It does make me wonder how much development there has been within Valve for anything '3' related. Has a story/plot even been hashed out? Any actual assets? Is anything HL3 related banned internally? Perhaps they even got some development started and worked on it for a few months but then the structure made it too easy to move away if you didn't like the direction/story/art style? Who knows!?
There was development on episode 3, that much is pretty certain, but that's where things seemed to have went **** up. Episodes 1/2/3 Valve initially said were meant to be part 3, then at some point they changed their minds when development of the episodes took longer than expected. Valve said it was meant to be 6-8 months between episodes initially, though that was soon proved wrong.

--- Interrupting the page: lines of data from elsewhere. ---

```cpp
int vag_clip_adam_flat(float* p, float* g, float* m, float* v, int64_t n, int nseg, const int64_t* seg_off,
                       const float* seg_lr, const float* seg_wd, float clip, float grad_scale, float beta1, float beta2,
                       float eps, int zero_grad, int32_t* step, float* norm_out, void* scratch, const float* lr_dev,
                       vag_stream_t stream) {
    return vag_clip_adam_launch(p, g, m, v, n, nseg, seg_off, seg_lr, seg_wd, clip, grad_scale, beta1, beta2, eps, zero_grad,
                                step, norm_out, scratch, lr_dev, S_(stream));
}

int vag_clip_adam_flat_ema(float* p, float* g, float* m, float* v, int64_t n, int nseg, const int64_t* seg_off,
                           const float* seg_lr, const float* seg_wd, float clip, float grad_scale, float beta1, float beta2,
                           float eps, int zero_grad, int32_t* step, float* norm_out, void* scratch, const float* lr_dev,
                           float* ema, float ema_decay, int ema_warmup, vag_stream_t stream) {
    return vag_clip_adam_ema_launch(p, g, m, v, n, nseg, seg_off, seg_lr, seg_wd, clip, grad_scale, beta1, beta2, eps, zero_grad,
                                    step, norm_out, scratch, lr_dev, ema, ema_decay, ema_warmup, S_(stream));
}

int vag_swap_flat(float* a, float* b, int64_t n, vag_stream_t stream) { return vag_swap_flat_launch(a, b, n, S_(stream)); }

int vag_clip_adam_shard(float* p, float* g, float* m, float* v, int64_t n, int nseg, const int64_t* seg_off, const float* seg_lr,
                        const float* seg_wd, float clip, float grad_scale, float beta1, float beta2, float eps, int zero_grad,
                        int32_t* step, float* norm_out, void* scratch, const float* lr_dev, int64_t lo, int64_t hi, int phase,
                        double* sumsq, vag_stream_t stream) {
    return vag_clip_adam_shard_launch(p, g, m, v, n, nseg, seg_off, seg_lr, seg_wd, clip, grad_scale, beta1, beta2, eps, zero_grad,
                                      step, norm_out, scratch, lr_dev, lo, hi, phase, sumsq, S_(stream));
}

int vag_copy4(const void* const* src, void* const* dst, const int64_t* bytes, int n, vag_stream_t stream) {
    return vag_copy4_launch(src, dst, bytes, n, S_(stream));
}

int vag_recurrence_supported(int kind, int64_t B, int64_t Ts, int64_t Tt, int64_t H) {
    if (kind == 0) return vag_enc_persistent_ok(B, Ts, H) ? 1 : 0;
    if (kind == 1) return vag_dec_persistent_ok(B, Ts, Tt, H) ? 1 : 0;
    return 0;
}
int vag_persistent_timeouts(void) { return vag_persistent_timeouts_read(); }
int vag_attn_energy_probe(const float* a, const float* b, int64_t n, float* out, vag_stream_t stream) {
    return vag_attn_energy_probe_launch(a, b, n, out, S_(stream));
}
int64_t vag_handoff_planes_floats(int64_t B, int64_t Ts, int64_t Tt, int64_t H) {
    const int64_t e = vag_enc_bwd_planes_floats(B, Ts, H), d = vag_dec_bwd_planes_floats(B, Tt, H);
    const int64_t f = vag_enc_fwd_planes_floats(B, Ts, H) + vag_dec_fwd_planes_floats(B, Tt, H);
    return std::max(std::max(e, d), f);
}
int vag_set_handoff_planes(float* buf, int64_t floats) {
    VAG_CHECK_ARG((buf == nullptr || (floats > 0 && aligned16(buf))));
    g_base_ctx.handoff_planes = buf;
    g_base_ctx.handoff_floats = buf ? floats : 0;
    return VAG_OK;
}
int vag_set_operator_guard(void* guard) {
    VAG_CHECK_ARG((reinterpret_cast<uintptr_t>(guard) & 3) == 0);
    g_base_ctx.guard = reinterpret_cast<unsigned*>(guard);
    return VAG_OK;
}
int vag_gemm_group_plan(int n, const int64_t* M, const int64_t* N, const int64_t* K, const int* accumulate, int* split,
                        int* order) {
    return vag_gemm_group_plan_host(n, M, N, K, accumulate, split, order);
}
int vag_gemm_plan(int64_t M, int64_t N, int64_t K, int a_kc, int b_kc, int vec, float beta, int act, int c_half, int a_bf16,
                  int rowsum, int planes, int* plan) {
    return vag_gemm_plan_host(M, N, K, a_kc, b_kc, vec, beta, act, c_half, a_bf16, rowsum, planes, plan);
}
int vag_recurrence_time(int kind, double* ms_total, int* launches) { return vag_persistent_time_read(kind, ms_total, launches); }
int64_t vag_recurrence_sync_words(int kind, int64_t B, int64_t T) {
    return kind == 0 ? vag_enc_persistent_sync_words(B, T) : vag_dec_persistent_sync_words(B, T);
}
int vag_dropout_mask(const uint64_t* rng, int which, int64_t n, float p, float* out, vag_stream_t stream) {
    VAG_CHECK_ARG(which >= 1 && which <= 3);
    return vag_dropout_mask_launch(rng, which, n, p, out, S_(stream));
}
int vag_rng_advance(uint64_t* rng, vag_stream_t stream) { return vag_rng_advance_launch(rng, S_(stream)); }
```

vag-nmt_amd/csrc/persist.hip:

```cpp
#include "kernels.h"
#include "gemm_shared.h"
#include <algorithm>
#include <atomic>
#include <mutex>

namespace {

typedef unsigned __attribute__((address_space(1))) gu32;
#define RLX_AGENT __ATOMIC_RELAXED, __HIP_MEMORY_SCOPE_AGENT

constexpr unsigned SPIN_LIMIT = 1u << 19;
__device__ unsigned g_persist_timeouts;
__device__ unsigned g_persist_guard[2];
__device__ __forceinline__ void note_timeout(unsigned* err, unsigned* guard) {
    __hip_atomic_store((gu32*)err, 1u, RLX_AGENT);
    __hip_atomic_store((gu32*)guard, 1u, RLX_AGENT);
    atomicAdd(guard + 1, 1u);
    atomicAdd(&g_persist_timeouts, 1u);
}

struct EncPArgs {
    const float* xp;
    const float* W[2];
    const float* bias[2];
    const int* lengths;
    float* hst;
    float* gates;
    float* enc;
    unsigned* cnt;
    unsigned* err;
    unsigned* guard;
    unsigned spin;
    const uint64_t* rng;
    float p_ctx;
    int B, Ts, H, RT, CS;
    int rt0, RTP;
    char* pl;
};
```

According to hl3 fandom page this is what happened:
Behind the scenes at Valve, it had become clear over the course of developing the
Half-Life 2 episodes that the team had an issue of scope creep: the episodes were planned to shorten the amount of time between
Half-Life games (given the six-year time span between the first and second game), but
Episode Two's development took much longer than anticipated and the results appeared to be much closer to sequels to
Half-Life 2 than simple episodes. When the team was unable to come up with an episodic conclusion that matched the excitement and technological innovation associated with a
Half-Life game, the obvious solution was to create a much larger next installment for the franchise, one that they could ship with the new Source 2 engine once it was finished.
[2]
Episode Three was quietly cancelled during this time, with the only official announcement coming from
Gabe Newell in a 2011 interview, where he confirmed that Valve had moved on from the episodic model of developing software.
[3]
Following this, a number of projects planned as a potential
Half-Life 3 were developed, some of which were still being worked on as late as 2014.
[4] Although leaks over the years showed that Valve internally referred to many of these as
Half-Life 3, none of the design experiments became a full-length
Half-Life game due to a lack of excitement on the developers' end and the extended development cycle for Source 2. This, coupled with the pressure to create the increasingly anticipated follow-up to
Episode Two ultimately prevented another
Half-Life from seeing the light of day for nearly a decade.
And basically that's where we still are today, waiting on an alleged Source 2 Half Life 3.